After much riding and looking I finally spotted a gator that we knew was what we were after. We got on him and stuck with him for over 90 minutes before my nephew finally got the first hook in him with a snatch rope. We then got a harpoon in him and he was cruising around pulling two buoys behind him  When we finally had him securely caught I shot him multiple times with a pistol  but he didn't go down easy... at one point he lunged up at us, mouth wide open and I thought for a minute he was coming in the boat   When the time came to get him in the boat we couldn't do anything with him no matter how hard we tried. As all of this unfolded we had gained an audience from another gator hunting crew of 3 in another boat, and they offered to assist us. We were quick to accept the offer  Even with one of them on our boat and the other two trying to help from their boat, it was still all we could do to get our gator in the boat! What an awesome hunt   He measured 12' 7" and weighed over 500 lbs.


----------



## mattech (Aug 17, 2015)

Very nice, I think I passed y'all about the about the time y'all killed it. I remember two boats in a cove and the pontoon had some dang crazy bright lights on the front. Y'all were yelling someothing about getting a frog? Lol

Did the dnt on the airboat check y'all too?


Congrats again.


----------



## Tomboy Boots (Aug 17, 2015)

mattech said:


> Very nice, I think I passed y'all about the about the time y'all killed it. I remember two boats in a cove and the pontoon had some dang crazy bright lights on the front. Y'all were yelling someothing about getting a frog? Lol
> 
> Did the dnt on the airboat check y'all too?
> 
> ...



I don't remember a pontoon boat with crazy lights... but there were 3 men in a smaller boat that helped us get him loaded right at sunset. One of them was named Brent. We weren't in a cove though. This is a picture of the guys that helped us out and we sure did appreciate the help too 

DNR didn't check us but if they had maybe they could have helped load the gator


----------



## mattech (Aug 17, 2015)

Maybe it wasn't you. Lol one of your pictures has a pontoon behind you. I thought y'all were a team.


----------



## blood on the ground (Aug 17, 2015)

Outstanding ! Congratulations!


----------



## Tomboy Boots (Aug 17, 2015)

mattech said:


> Maybe it wasn't you. Lol one of your pictures has a pontoon behind you. I thought y'all were a team.

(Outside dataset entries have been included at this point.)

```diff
+            chain_stray_mad_nc(x0, s, y0, y1, y2, y3, y4, y5, y6, y7, a.l[1], a.l[3], a.l[5], a.l[7], bi);
+        }
+        chain_mad_nc(y0, y1, y2, y3, y4, y5, y6, y7, c.l[1], c.l[3], c.l[5], c.l[7], di);
+        chain_mad(x0, x1, x2, x3, x4, x5, x6, x7, x8, a.l[0], a.l[2], a.l[4], a.l[6], bi);
+        chain_mad(x0, x1, x2, x3, x4, x5, x6, x7, x8, c.l[0], c.l[2], c.l[4], c.l[6], di);
+        const uint32_t m = x0 * PR::INV;
+        chain_mad(x0, x1, x2, x3, x4, x5, x6, x7, x8, p0, p2, p4, p6, m);
+        chain_mad_nc(y0, y1, y2, y3, y4, y5, y6, y7, p1, p3, p5, p7, m);
+    }
+    Fp<PR> r, t;
+    asm("add.cc.u32 %0, %8, %16;\n\t"
+        "addc.cc.u32 %1, %9, %17;\n\t"
+        "addc.cc.u32 %2, %10, %18;\n\t"
+        "addc.cc.u32 %3, %11, %19;\n\t"
+        "addc.cc.u32 %4, %12, %20;\n\t"
+        "addc.cc.u32 %5, %13, %21;\n\t"
+        "addc.cc.u32 %6, %14, %22;\n\t"
+        "addc.u32 %7, %15, %23;"
+        : "=r"(r.l[0]), "=r"(r.l[1]), "=r"(r.l[2]), "=r"(r.l[3]), "=r"(r.l[4]), "=r"(r.l[5]), "=r"(r.l[6]), "=r"(r.l[7])
+        : "r"(x1), "r"(x2), "r"(x3), "r"(x4), "r"(x5), "r"(x6), "r"(x7), "r"(x8),
+          "r"(y0), "r"(y1), "r"(y2), "r"(y3), "r"(y4), "r"(y5), "r"(y6), "r"(y7));
+    uint32_t borrow;
+    asm("sub.cc.u32 %0, %9, %17;\n\t"
+        "subc.cc.u32 %1, %10, %18;\n\t"
+        "subc.cc.u32 %2, %11, %19;\n\t"
+        "subc.cc.u32 %3, %12, %20;\n\t"
+        "subc.cc.u32 %4, %13, %21;\n\t"
+        "subc.cc.u32 %5, %14, %22;\n\t"
+        "subc.cc.u32 %6, %15, %23;\n\t"
+        "subc.cc.u32 %7, %16, %24;\n\t"
+        "subc.u32 %8, 0, 0;"
+        : "=r"(t.l[0]), "=r"(t.l[1]), "=r"(t.l[2]), "=r"(t.l[3]), "=r"(t.l[4]), "=r"(t.l[5]), "=r"(t.l[6]), "=r"(t.l[7]), "=r"(borrow)
+        : "r"(r.l[0]), "r"(r.l[1]), "r"(r.l[2]), "r"(r.l[3]), "r"(r.l[4]), "r"(r.l[5]), "r"(r.l[6]), "r"(r.l[7]),
+          "r"(p0), "r"(p1), "r"(p2), "r"(p3), "r"(p4), "r"(p5), "r"(p6), "r"(p7));
+#pragma unroll
+    for (int i = 0; i < 8; ++i) r.l[i] = borrow ? r.l[i] : t.l[i];
+    return r;
+#else
+    return fp_add(fp_mul(a, b), fp_mul(c, d));
+#endif
+}
+
+template <class PR>
+FF_HD Fp<PR> fp_mul_sub_mul(const Fp<PR> &a, const Fp<PR> &b, const Fp<PR> &c, const Fp<PR> &d) {
+#if defined(__CUDA_ARCH__)
+    Fp<PR> nc;
+    asm("sub.cc.u32 %0, %8, %16;\n\t"
+        "subc.cc.u32 %1, %9, %17;\n\t"
+        "subc.cc.u32 %2, %10, %18;\n\t"
+        "subc.cc.u32 %3, %11, %19;\n\t"
+        "subc.cc.u32 %4, %12, %20;\n\t"
+        "subc.cc.u32 %5, %13, %21;\n\t"
+        "subc.cc.u32 %6, %14, %22;\n\t"
+        "subc.u32 %7, %15, %23;"
+        : "=r"(nc.l[0]), "=r"(nc.l[1]), "=r"(nc.l[2]), "=r"(nc.l[3]), "=r"(nc.l[4]), "=r"(nc.l[5]), "=r"(nc.l[6]), "=r"(nc.l[7])
+        : "r"(PR::P(0)), "r"(PR::P(1)), "r"(PR::P(2)), "r"(PR::P(3)), "r"(PR::P(4)), "r"(PR::P(5)), "r"(PR::P(6)), "r"(PR::P(7)),
+          "r"(c.l[0]), "r"(c.l[1]), "r"(c.l[2]), "r"(c.l[3]), "r"(c.l[4]), "r"(c.l[5]), "r"(c.l[6]), "r"(c.l[7]));
+    return fp_mul_add_mul(a, b, nc, d);
+#else
+    return fp_sub(fp_mul(a, b), fp_mul(c, d));
+#endif
 }
 
 #if defined(__CUDACC__)
diff --git a/zkevm-circuits_b200/csrc/g1.cuh b/zkevm-circuits_b200/csrc/g1.cuh
--- a/zkevm-circuits_b200/csrc/g1.cuh
+++ b/zkevm-circuits_b200/csrc/g1.cuh
@@ -34,7 +34,7 @@
     Fq xx = fp_sqr(p.x);
     Fq m = fp_add(fp_dbl(xx), xx);
     r.x = fp_sub(fp_sqr(m), fp_dbl(s));
-    r.y = fp_sub(fp_mul(m, fp_sub(s, r.x)), fp_mul(w, p.y));
+    r.y = fp_mul_sub_mul(m, fp_sub(s, r.x), w, p.y);
     r.zz = v;
     r.zzz = w;
     return r;
@@ -50,7 +50,7 @@
     Fq xx = fp_sqr(p.x);
     Fq m = fp_add(fp_dbl(xx), xx);
     r.x = fp_sub(fp_sqr(m), fp_dbl(s));
-    r.y = fp_sub(fp_mul(m, fp_sub(s, r.x)), fp_mul(w, p.y));
+    r.y = fp_mul_sub_mul(m, fp_sub(s, r.x), w, p.y);
     r.zz = fp_mul(v, p.zz);
     r.zzz = fp_mul(w, p.zzz);
     return r;
@@ -72,7 +72,7 @@
     Fq ppp = fp_mul(p, pp);
     Fq qq = fp_mul(acc.x, pp);
     Fq x3 = fp_sub(fp_sub(fp_sqr(r), ppp), fp_dbl(qq));
-    Fq y3 = fp_sub(fp_mul(r, fp_sub(qq, x3)), fp_mul(acc.y, ppp));
+    Fq y3 = fp_mul_sub_mul(r, fp_sub(qq, x3), acc.y, ppp);
     acc.x = x3;
     acc.y = y3;
     acc.zz = fp_mul(acc.zz, pp);
@@ -97,7 +97,7 @@
     Fq ppp = fp_mul(p, pp);
     Fq qq = fp_mul(u1, pp);
     Fq x3 = fp_sub(fp_sub(fp_sqr(r), ppp), fp_dbl(qq));
-    Fq y3 = fp_sub(fp_mul(r, fp_sub(qq, x3)), fp_mul(s1, ppp));
+    Fq y3 = fp_mul_sub_mul(r, fp_sub(qq, x3), s1, ppp);
     acc.x = x3;
     acc.y = y3;
     acc.zz = fp_mul(fp_mul(acc.zz, q.zz), pp);
```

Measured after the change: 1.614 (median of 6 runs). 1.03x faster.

No, that picture was when we had just put the boat back in and were headed back out on the lake Saturday afternoon. They passed us shortly after the picture was taken. We got our gator almost 3 hours later


----------



## Tomboy Boots (Aug 17, 2015)

mrs. hornet22 said:


> Wow. Wow. Wow. Congratulations. You go girl.



Thank you Mandy! You need to put in for a tag and save up some points... remember, when you grow up I want you to be like me   Seriously, it would be so much fun to go gator hunting with you... you are always so positive 



peanutman04 said:


> Good gracious! Nice un! Congrats!





yankeeredneck2015 said:


> 12fter





Etoncathunter said:


> Well done.





hillbilly waterfowler said:


> Dinosaur!!!  Congrats.





DSGB said:


> Awesome! Looking forward to the story!





tkyklr1 said:


> Nice gator Congrats!





mattech said:


> Very nice, Congrats on a beast





blood on the ground said:


> Outstanding ! Congratulations!



Thanks to everyone! For the next couple of years I will have to try to go with my son while I save up some more points. Maybe in 2018 I will draw another tag


----------



## Nicodemus (Aug 18, 2015)

Debbie, my congratulations again on an even better gator than your first one. I know that was fun and glad no one was hurt in that fight. Great pictures and story, next best thing to being there. Hate that I had to miss this one with ya`ll too. I`m mighty proud for you on another really fine accomplishment and kill. Ya`ll done good and it had to feel good to be back on our home lake.  

Next time you get drawn, maybe we can try for that old bull up above the slough.


----------



## ghost8026 (Aug 18, 2015)

Congrats on another fine gator


----------



## Tomboy Boots (Aug 18, 2015)

Nicodemus said:


> Debbie, my congratulations again on an even better gator than your first one. I know that was fun and glad no one was hurt in that fight. Great pictures and story, next best thing to being there. Hate that I had to miss this one with ya`ll too. I`m mighty proud for you on another really fine accomplishment and kill. Ya`ll done good and it had to feel good to be back on our home lake.
> 
> Next time you get drawn, maybe we can try for that old bull up above the slough.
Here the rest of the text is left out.